> [YOUR INSTRUCTIONS]:
The answer must be a single number: how many lines in the records below contain the word "want".

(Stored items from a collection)
■ ■ ■ ■
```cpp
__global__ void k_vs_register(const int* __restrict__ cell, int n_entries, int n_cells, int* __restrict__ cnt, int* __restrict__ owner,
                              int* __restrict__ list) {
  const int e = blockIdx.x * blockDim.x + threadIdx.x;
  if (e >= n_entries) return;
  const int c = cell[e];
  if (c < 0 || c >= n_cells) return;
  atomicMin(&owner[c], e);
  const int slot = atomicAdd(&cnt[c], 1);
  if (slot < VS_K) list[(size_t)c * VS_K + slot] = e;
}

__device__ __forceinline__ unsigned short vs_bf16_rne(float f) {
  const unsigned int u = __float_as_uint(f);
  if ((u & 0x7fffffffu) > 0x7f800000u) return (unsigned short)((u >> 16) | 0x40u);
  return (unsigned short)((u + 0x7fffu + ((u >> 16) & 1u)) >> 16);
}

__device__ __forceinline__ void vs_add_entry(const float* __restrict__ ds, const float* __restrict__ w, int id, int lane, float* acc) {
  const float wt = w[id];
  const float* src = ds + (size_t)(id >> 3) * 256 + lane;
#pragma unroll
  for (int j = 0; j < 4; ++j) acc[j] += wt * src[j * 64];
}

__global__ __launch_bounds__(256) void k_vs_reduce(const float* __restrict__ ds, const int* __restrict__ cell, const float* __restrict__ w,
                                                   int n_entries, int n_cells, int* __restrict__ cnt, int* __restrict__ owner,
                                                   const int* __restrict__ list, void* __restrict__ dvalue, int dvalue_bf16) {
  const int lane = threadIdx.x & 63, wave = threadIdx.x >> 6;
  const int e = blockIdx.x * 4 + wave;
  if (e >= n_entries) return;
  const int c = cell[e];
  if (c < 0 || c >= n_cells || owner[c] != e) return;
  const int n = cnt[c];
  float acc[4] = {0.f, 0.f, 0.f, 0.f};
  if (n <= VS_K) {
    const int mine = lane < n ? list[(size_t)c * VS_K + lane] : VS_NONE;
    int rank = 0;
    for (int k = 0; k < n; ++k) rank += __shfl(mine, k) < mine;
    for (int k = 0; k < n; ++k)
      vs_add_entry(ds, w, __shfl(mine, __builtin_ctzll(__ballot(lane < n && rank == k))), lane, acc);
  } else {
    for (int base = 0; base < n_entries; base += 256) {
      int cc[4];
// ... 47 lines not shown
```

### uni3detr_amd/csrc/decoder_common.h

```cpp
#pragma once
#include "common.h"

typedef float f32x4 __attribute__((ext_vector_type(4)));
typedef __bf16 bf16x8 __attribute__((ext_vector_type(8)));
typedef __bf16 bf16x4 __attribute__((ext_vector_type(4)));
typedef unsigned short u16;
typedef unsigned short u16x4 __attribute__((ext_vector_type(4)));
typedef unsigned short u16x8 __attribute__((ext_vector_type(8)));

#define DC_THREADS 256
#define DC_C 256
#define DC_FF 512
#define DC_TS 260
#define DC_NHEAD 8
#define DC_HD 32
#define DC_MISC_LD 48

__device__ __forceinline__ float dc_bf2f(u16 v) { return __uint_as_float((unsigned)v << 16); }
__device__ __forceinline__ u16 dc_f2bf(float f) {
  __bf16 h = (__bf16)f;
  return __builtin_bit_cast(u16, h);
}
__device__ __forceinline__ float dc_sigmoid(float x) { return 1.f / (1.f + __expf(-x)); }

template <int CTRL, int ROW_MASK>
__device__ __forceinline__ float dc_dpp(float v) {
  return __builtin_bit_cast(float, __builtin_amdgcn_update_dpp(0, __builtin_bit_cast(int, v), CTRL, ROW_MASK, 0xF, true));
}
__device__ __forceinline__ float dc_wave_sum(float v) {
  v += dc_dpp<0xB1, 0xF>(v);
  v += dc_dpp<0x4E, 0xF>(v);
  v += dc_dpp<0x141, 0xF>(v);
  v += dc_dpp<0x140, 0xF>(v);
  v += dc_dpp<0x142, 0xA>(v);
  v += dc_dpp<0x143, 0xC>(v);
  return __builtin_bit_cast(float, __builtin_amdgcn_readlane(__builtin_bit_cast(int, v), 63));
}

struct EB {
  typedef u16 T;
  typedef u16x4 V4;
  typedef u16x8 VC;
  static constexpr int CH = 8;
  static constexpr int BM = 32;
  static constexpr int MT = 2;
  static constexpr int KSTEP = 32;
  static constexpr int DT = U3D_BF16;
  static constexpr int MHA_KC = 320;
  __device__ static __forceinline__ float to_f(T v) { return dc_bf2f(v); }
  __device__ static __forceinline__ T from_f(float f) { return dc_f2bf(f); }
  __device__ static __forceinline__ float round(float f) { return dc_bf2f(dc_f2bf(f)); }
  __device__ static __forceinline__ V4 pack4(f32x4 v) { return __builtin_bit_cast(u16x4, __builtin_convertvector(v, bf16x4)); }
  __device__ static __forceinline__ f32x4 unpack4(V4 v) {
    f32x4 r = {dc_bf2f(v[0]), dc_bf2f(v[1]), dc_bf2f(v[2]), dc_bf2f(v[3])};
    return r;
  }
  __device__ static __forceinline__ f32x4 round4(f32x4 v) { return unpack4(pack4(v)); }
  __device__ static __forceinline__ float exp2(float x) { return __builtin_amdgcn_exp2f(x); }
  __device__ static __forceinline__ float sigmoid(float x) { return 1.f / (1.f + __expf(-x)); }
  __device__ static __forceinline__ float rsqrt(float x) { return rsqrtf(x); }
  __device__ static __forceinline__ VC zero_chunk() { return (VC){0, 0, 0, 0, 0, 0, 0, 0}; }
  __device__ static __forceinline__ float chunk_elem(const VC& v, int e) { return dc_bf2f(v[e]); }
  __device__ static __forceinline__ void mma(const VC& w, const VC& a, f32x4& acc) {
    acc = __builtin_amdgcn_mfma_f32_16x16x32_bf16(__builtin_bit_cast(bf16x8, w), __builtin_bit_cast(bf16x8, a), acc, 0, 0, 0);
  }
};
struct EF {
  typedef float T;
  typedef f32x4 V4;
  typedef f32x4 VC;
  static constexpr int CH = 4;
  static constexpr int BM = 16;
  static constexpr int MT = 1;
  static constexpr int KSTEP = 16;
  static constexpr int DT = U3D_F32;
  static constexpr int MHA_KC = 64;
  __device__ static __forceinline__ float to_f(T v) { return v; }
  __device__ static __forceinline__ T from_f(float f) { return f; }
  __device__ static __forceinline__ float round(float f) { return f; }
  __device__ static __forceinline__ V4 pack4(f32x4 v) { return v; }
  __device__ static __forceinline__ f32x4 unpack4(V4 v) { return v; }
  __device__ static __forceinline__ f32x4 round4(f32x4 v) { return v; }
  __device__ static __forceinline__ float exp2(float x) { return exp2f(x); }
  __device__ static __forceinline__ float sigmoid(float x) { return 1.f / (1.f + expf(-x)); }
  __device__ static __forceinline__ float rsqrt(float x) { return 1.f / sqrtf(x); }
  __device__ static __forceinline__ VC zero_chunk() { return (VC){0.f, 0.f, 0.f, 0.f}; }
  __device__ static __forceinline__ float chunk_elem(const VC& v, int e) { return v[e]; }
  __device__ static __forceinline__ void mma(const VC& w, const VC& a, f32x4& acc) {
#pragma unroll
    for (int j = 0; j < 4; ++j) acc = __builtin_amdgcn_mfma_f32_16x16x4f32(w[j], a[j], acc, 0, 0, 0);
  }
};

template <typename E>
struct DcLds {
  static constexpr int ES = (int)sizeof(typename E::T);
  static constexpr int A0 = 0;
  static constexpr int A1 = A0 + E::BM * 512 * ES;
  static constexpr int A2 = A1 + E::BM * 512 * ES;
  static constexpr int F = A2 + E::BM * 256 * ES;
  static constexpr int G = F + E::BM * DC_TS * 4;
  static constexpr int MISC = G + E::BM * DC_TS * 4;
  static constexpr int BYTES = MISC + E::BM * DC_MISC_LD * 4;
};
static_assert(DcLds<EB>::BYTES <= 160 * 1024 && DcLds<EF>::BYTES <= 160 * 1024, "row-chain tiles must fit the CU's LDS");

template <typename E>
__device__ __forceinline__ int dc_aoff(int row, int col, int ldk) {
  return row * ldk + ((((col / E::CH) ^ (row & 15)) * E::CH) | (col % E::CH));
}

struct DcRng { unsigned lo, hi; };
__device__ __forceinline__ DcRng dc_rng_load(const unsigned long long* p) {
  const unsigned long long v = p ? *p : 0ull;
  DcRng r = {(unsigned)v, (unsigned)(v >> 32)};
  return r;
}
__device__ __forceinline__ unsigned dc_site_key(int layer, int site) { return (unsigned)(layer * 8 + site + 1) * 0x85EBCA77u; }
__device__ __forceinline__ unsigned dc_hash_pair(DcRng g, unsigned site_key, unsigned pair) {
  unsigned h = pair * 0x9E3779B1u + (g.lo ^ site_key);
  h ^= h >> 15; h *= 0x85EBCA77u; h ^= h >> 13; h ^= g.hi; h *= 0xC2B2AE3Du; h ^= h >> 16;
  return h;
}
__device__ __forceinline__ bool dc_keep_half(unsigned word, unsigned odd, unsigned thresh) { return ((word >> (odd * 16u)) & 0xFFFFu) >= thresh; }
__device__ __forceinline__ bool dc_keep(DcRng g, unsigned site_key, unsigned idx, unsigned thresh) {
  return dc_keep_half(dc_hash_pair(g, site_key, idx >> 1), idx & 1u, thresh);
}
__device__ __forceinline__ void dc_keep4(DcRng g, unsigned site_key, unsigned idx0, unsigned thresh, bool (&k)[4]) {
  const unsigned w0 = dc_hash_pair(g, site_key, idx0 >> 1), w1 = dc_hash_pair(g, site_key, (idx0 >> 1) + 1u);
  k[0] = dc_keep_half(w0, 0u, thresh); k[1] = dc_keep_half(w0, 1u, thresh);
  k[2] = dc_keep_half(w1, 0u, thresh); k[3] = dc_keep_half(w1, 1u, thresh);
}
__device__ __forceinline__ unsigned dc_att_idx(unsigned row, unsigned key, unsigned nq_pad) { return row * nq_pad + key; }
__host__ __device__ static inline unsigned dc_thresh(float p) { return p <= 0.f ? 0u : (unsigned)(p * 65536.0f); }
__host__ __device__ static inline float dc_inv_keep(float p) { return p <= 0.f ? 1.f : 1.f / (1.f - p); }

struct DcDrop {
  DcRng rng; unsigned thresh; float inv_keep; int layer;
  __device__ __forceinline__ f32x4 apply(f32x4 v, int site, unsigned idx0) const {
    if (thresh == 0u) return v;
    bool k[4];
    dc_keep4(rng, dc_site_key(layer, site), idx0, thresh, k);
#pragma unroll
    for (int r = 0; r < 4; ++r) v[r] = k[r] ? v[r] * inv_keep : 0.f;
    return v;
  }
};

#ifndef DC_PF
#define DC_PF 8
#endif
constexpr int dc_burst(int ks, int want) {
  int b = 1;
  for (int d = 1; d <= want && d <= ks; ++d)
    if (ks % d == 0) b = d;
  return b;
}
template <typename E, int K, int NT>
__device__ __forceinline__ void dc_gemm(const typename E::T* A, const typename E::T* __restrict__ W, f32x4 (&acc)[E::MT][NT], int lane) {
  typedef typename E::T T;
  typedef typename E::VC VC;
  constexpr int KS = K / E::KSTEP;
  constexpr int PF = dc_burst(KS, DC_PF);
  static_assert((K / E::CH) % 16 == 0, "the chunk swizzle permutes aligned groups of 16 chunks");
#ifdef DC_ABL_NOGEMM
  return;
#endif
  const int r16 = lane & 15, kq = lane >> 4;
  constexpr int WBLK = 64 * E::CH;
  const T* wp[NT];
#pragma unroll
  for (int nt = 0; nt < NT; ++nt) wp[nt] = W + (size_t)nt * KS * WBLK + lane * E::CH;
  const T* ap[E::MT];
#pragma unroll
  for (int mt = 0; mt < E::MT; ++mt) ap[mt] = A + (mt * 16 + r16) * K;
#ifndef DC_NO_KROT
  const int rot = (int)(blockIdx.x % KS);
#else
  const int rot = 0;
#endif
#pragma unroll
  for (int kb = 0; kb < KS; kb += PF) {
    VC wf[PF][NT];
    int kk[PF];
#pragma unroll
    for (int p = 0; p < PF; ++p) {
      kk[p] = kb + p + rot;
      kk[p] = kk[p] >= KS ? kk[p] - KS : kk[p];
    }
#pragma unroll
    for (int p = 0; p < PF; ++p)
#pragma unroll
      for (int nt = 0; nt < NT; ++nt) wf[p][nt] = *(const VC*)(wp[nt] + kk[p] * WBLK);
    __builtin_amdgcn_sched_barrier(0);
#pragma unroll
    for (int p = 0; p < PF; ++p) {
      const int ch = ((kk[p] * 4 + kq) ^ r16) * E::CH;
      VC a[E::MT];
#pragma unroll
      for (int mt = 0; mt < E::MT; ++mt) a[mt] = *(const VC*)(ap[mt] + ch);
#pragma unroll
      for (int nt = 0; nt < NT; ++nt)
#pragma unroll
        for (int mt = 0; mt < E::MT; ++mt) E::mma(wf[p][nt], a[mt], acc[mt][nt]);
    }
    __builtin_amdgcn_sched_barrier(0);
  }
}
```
■ ■ ■ ■
> [EXPECTED ANSWER]:
2